Exercise goal: Using the entries below, show all lines with the string "BvhNode".

Records excerpted from a collection
○ ○ ○ ○ ○
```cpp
__device__ __forceinline__ BlockPos lds_rect_block(const DispatchDev& a, const LdsDispatch& q, uint32_t u, uint32_t j)
{
    BlockPos p;
    const uint32_t strip = a.n_frames == 1u ? u : __umulhi(u, q.div_frames), per_row = q.rect_bw >> 2;
    p.frame = u - strip * a.n_frames;
    const uint32_t row = per_row == 1u ? strip : __umulhi(strip, q.div_per_row), col = strip - row * per_row;
// ... 132 lines not shown
        if (w_arrived + 1u == (uint32_t)NW) {
            const uint32_t arrived = atomicAdd(&q.tickets[2u * LDS_QUEUES * 16u], 1u);
            if (arrived + 1u == gridDim.x) {
                for (uint32_t k = 0; k <= 2u * LDS_QUEUES; ++k) atomicExch(&q.tickets[k * 16u], 0u);
            }
        }
    }
}

constexpr struct { int nw, wgs; } LDS_SHAPES[] = { { 12, 2 }, { 16, 2 }, { 16, 1 } };
static size_t lds_shape_bytes(int i, uint32_t node_bytes, uint32_t stack_entries) { return (size_t)node_bytes + (size_t)LDS_SHAPES[i].nw * stack_entries * 64 * sizeof(uint16_t); }

int lds_kernel_shape(uint32_t node_bytes, uint32_t stack_entries, size_t* lds_bytes, int min_shape)
{
    for (int i = min_shape < 0 ? 0 : min_shape; i < 3; ++i) {
        const size_t need = lds_shape_bytes(i, node_bytes, stack_entries);
        if (need <= (size_t)(160 * 1024) / LDS_SHAPES[i].wgs - 512) { if (lds_bytes) *lds_bytes = need; return i; }
        if (min_shape <= 0) break;
    }
    return -1;
}

template <int SHAPE, bool STATS, bool DIAG = false>
static hipError_t launch_lds_nw(const SceneDev& sc, const DispatchDev& a, const LdsDispatch& q, int n_cus, hipStream_t s)
{
    constexpr int NW = LDS_SHAPES[SHAPE].nw, WGS = LDS_SHAPES[SHAPE].wgs;
    static const hipError_t attr = hipFuncSetAttribute(reinterpret_cast<const void*>(&k_render_lds<NW, WGS, STATS, DIAG>), hipFuncAttributeMaxDynamicSharedMemorySize, 159 * 1024);
    if (attr != hipSuccess) return attr;
    if (!DIAG) set_render_kernel_name("k_render_lds<%d, %d, %s, false>", NW, WGS, STATS ? "true" : "false");
    hipLaunchKernelGGL((k_render_lds<NW, WGS, STATS, DIAG>), dim3((uint32_t)n_cus * WGS), dim3(NW * 64), lds_shape_bytes(SHAPE, q.node_bytes, q.stack_entries), s, sc, a, q);
    return hipGetLastError();
}

hipError_t launch_render_lds(const SceneDev& sc, const DispatchDev& a, LdsDispatch q, int n_cus, bool stats, hipStream_t s, int min_shape)
{
    if (a.n_blocks == 0) return hipSuccess;
    const int shape = lds_kernel_shape(q.node_bytes, q.stack_entries, nullptr, min_shape);
    if (shape < 0) return hipErrorInvalidValue;
    {
        const uint32_t grid = (uint32_t)n_cus * (uint32_t)LDS_SHAPES[shape].wgs;
        if (q.n_queues > grid) q.n_queues = grid;
        if (q.n_queues > LDS_QUEUES) q.n_queues = LDS_QUEUES;
        if (q.n_queues < 1u) q.n_queues = 1u;
    }
    q.p2_tickets = a.n_local_tiles * a.n_frames;
    if (q.rx1 > q.rx0 && q.ry1 > q.ry0) {
        q.rx0 &= ~31u;
        q.rx1 = (q.rx1 + 31u) & ~31u;
    }
    const bool rect = q.rx1 > q.rx0 && q.ry1 > q.ry0;
    q.rect_bw = rect ? (q.rx1 - q.rx0) / 8u : 0u;
    q.p1_tickets = !rect ? 0u : (q.rect_bw / 4u) * ((q.ry1 - q.ry0) / 8u) * a.n_frames;
    if ((uint64_t)q.p2_tickets * a.n_frames >= 0xffffffffull || (uint64_t)q.p1_tickets * a.n_frames >= 0xffffffffull) return hipErrorInvalidValue;
    q.div_frames = (uint32_t)(0x100000000ull / a.n_frames) + 1u;
    q.div_tiles_x = (uint32_t)(0x100000000ull / a.tiles_x) + 1u;
    q.div_per_row = rect ? (uint32_t)(0x100000000ull / (q.rect_bw / 4u)) + 1u : 0u;
    static_assert(sizeof LDS_SHAPES / sizeof LDS_SHAPES[0] == 3, "lds_kernel_shape and the rungs below");
    if (a.diag) return launch_lds_nw<0, false, true>(sc, a, q, n_cus, s);
    if (shape == 0) return stats ? launch_lds_nw<0, true>(sc, a, q, n_cus, s) : launch_lds_nw<0, false>(sc, a, q, n_cus, s);
    if (shape == 1) return stats ? launch_lds_nw<1, true>(sc, a, q, n_cus, s) : launch_lds_nw<1, false>(sc, a, q, n_cus, s);
    return stats ? launch_lds_nw<2, true>(sc, a, q, n_cus, s) : launch_lds_nw<2, false>(sc, a, q, n_cus, s);
}

}
```

refraction_raytracing_dxr_amd/csrc/rr_render_stream.hip:

```cpp
#include <hip/hip_runtime.h>
#include "rr_render_common.h"

#ifndef RR_STREAM_WPS
#define RR_STREAM_WPS 6
#endif

namespace rr {

constexpr uint32_t SQ_BLK = 1024;
constexpr uint32_t SQ_NONE = 0xffffffffu;
constexpr uint32_t SQ_DEAD = 0xfffffffeu;
constexpr int TRAV_FIN = (int)0x80000001;
constexpr int TRAV_IDLE = (int)0x80000002;
constexpr uint8_t PIX_BLACK = 0, PIX_ONE_LEAF = 1, PIX_LEAVES = 2;

__device__ __forceinline__ void sq_finalize(const StreamDev& s, uint32_t qsel, uint32_t base, uint32_t used, uint32_t lane)
{
    if (lane < SQ_BLK / 64u) {
        const uint32_t lo = lane * 64u;
        s.fill[qsel][(base >> 6) + lane] = used > lo ? (used - lo < 64u ? used - lo : 64u) : 0u;
    }
}

__device__ __forceinline__ void sq_push(const StreamDev& s, uint32_t gen_out, uint32_t& base, uint32_t& used, bool have, f3 O, f3 D,
// ... 336 lines not shown
                    const uint32_t rank = __builtin_amdgcn_mbcnt_hi((uint32_t)(need >> 32), __builtin_amdgcn_mbcnt_lo((uint32_t)need, 0u));
                    if (node == TRAV_IDLE && rank < left) {
                        const uint32_t r = chunk * 64u + off + rank;
                        const uint32_t m = __float_as_uint(qin[(size_t)r * 3 + 2].x);
                        const float4 q0 = qin[(size_t)r * 3], q1 = qin[(size_t)r * 3 + 1];
                        rid = r;
                        start_ray(mk3(q0.x, q0.y, q0.z), mk3(q1.x, q1.y, q1.z), (m & META_INSIDE) != 0u, true);
                    }
                    const uint32_t asked = (uint32_t)__popcll(need);
                    off += asked < left ? asked : left;
                    need = __ballot(node == TRAV_IDLE);
                }
            }
        }
    }
    if (MODE != 2 && ob != SQ_NONE && ob != SQ_DEAD) sq_finalize(s, (gen + 1u) & 1u, ob, ou, lane);
    flush_stats<STATS>(a, st, blockIdx.x * 4u + wave, lane);
}

template <bool STATS>
__global__ __launch_bounds__(256) void k_stream_background(SceneDev sc, DispatchDev a, StreamDev s)
{
    const uint32_t wave = __builtin_amdgcn_readfirstlane(threadIdx.x >> 6), lane = threadIdx.x & 63u;
    const uint32_t wb = s.n_rect_wb + blockIdx.x * 4u + wave;
    LaneStats st;
    stats_clock_begin<STATS>(st);
    if (wb < a.n_blocks * 4u) {
        const BlockPos bp = wave_block_pos(a, wb);
        const uint32_t lx = compact1by1(lane), ly = compact1by1(lane >> 1);
        const uint32_t x = bp.x0 + lx, y = bp.y0 + ly;
        st.blocks = bp.tile_ok ? 1u : 0u;
        if (STATS) st.bg_blocks = st.blocks;
        if (bp.tile_ok && x < a.W && y < a.H) {
            const CamDev& cb = a.cams[bp.frame];
            const f3 D = camera_ray_dir(cb.M, a.sx[x], a.sy[y]);
            st.pixels = 1; st.rays = 1;
            if (STATS) { st.miss = 1; if (first_active_lane()) st.passes = 1; }
            const f3 e = env_lookup(sc, D);
            const f3 acc = mk3(fmaf(1.0f, e.x, 0.0f), fmaf(1.0f, e.y, 0.0f), fmaf(1.0f, e.z, 0.0f));
            const size_t o = a.compact_out == 0u ? (size_t)y * a.W + x : (size_t)bp.tile_local * (TILE * TILE) + (bp.py0 + ly) * TILE + (bp.px0 + lx);
            uint32_t* const out = bp.bg ? a.out_bg + (size_t)bp.frame * a.bg_stride : a.out_rgba8 + (size_t)bp.frame * a.frame_stride;
            store_pixel(a, out, a.out_f32 ? a.out_f32 + (size_t)bp.frame * a.frame_stride : nullptr, o, acc);
        }
    }
    flush_stats<STATS>(a, st, blockIdx.x * 4u + wave, lane);
}

__global__ __launch_bounds__(256) void k_stream_resolve(DispatchDev a, StreamDev s)
{
    const uint32_t wave = __builtin_amdgcn_readfirstlane(threadIdx.x >> 6), lane = threadIdx.x & 63u;
    const uint32_t wb = blockIdx.x * 4u + wave;
    if (wb >= s.n_rect_wb) return;
    const BlockPos bp = wave_block_pos(a, wb);
    const uint32_t lx = compact1by1(lane), ly = compact1by1(lane >> 1);
    const uint32_t x = bp.x0 + lx, y = bp.y0 + ly;
    if (!bp.tile_ok || x >= a.W || y >= a.H) return;
    const uint32_t cov = wb * 64u + lane;
    const uint8_t kind = s.pending[cov];
    const float4* sl = s.slots + (size_t)cov * 4;
    f3 acc = mk3(0.0f, 0.0f, 0.0f);
    if (kind == PIX_ONE_LEAF) {
        const float4 v = sl[0];
        acc = mk3(fmaf(v.x, v.y, 0.0f), fmaf(v.x, v.z, 0.0f), fmaf(v.x, v.w, 0.0f));
    } else if (kind == PIX_LEAVES) {
#pragma unroll
        for (int k = 0; k < 4; ++k) {
            const float4 v = sl[k];
            acc.x = fmaf(v.x, v.y, acc.x); acc.y = fmaf(v.x, v.z, acc.y); acc.z = fmaf(v.x, v.w, acc.z);
        }
    }
    const size_t o = a.compact_out == 0u ? (size_t)y * a.W + x : (size_t)bp.tile_local * (TILE * TILE) + (bp.py0 + ly) * TILE + (bp.px0 + lx);
    uint32_t* const out = bp.bg ? a.out_bg + (size_t)bp.frame * a.bg_stride : a.out_rgba8 + (size_t)bp.frame * a.frame_stride;
    store_pixel(a, out, a.out_f32 ? a.out_f32 + (size_t)bp.frame * a.frame_stride : nullptr, o, acc);
}

// ... 37 lines not shown
```

refraction_raytracing_dxr_amd/csrc/rr_types.h:

```cpp
#pragma once
#include <math.h>
#include <stdint.h>

namespace rr {

struct alignas(16) BvhNode {
    float lox[2], loy[2];
    float loz[2], hix[2];
    float hiy[2], hiz[2];
    int32_t c[2];
    uint32_t pad[2];
};
static_assert(sizeof(BvhNode) == 64, "BvhNode must be 64 B");
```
○ ○ ○ ○ ○
Expected output:
struct alignas(16) BvhNode {
static_assert(sizeof(BvhNode) == 64, "BvhNode must be 64 B");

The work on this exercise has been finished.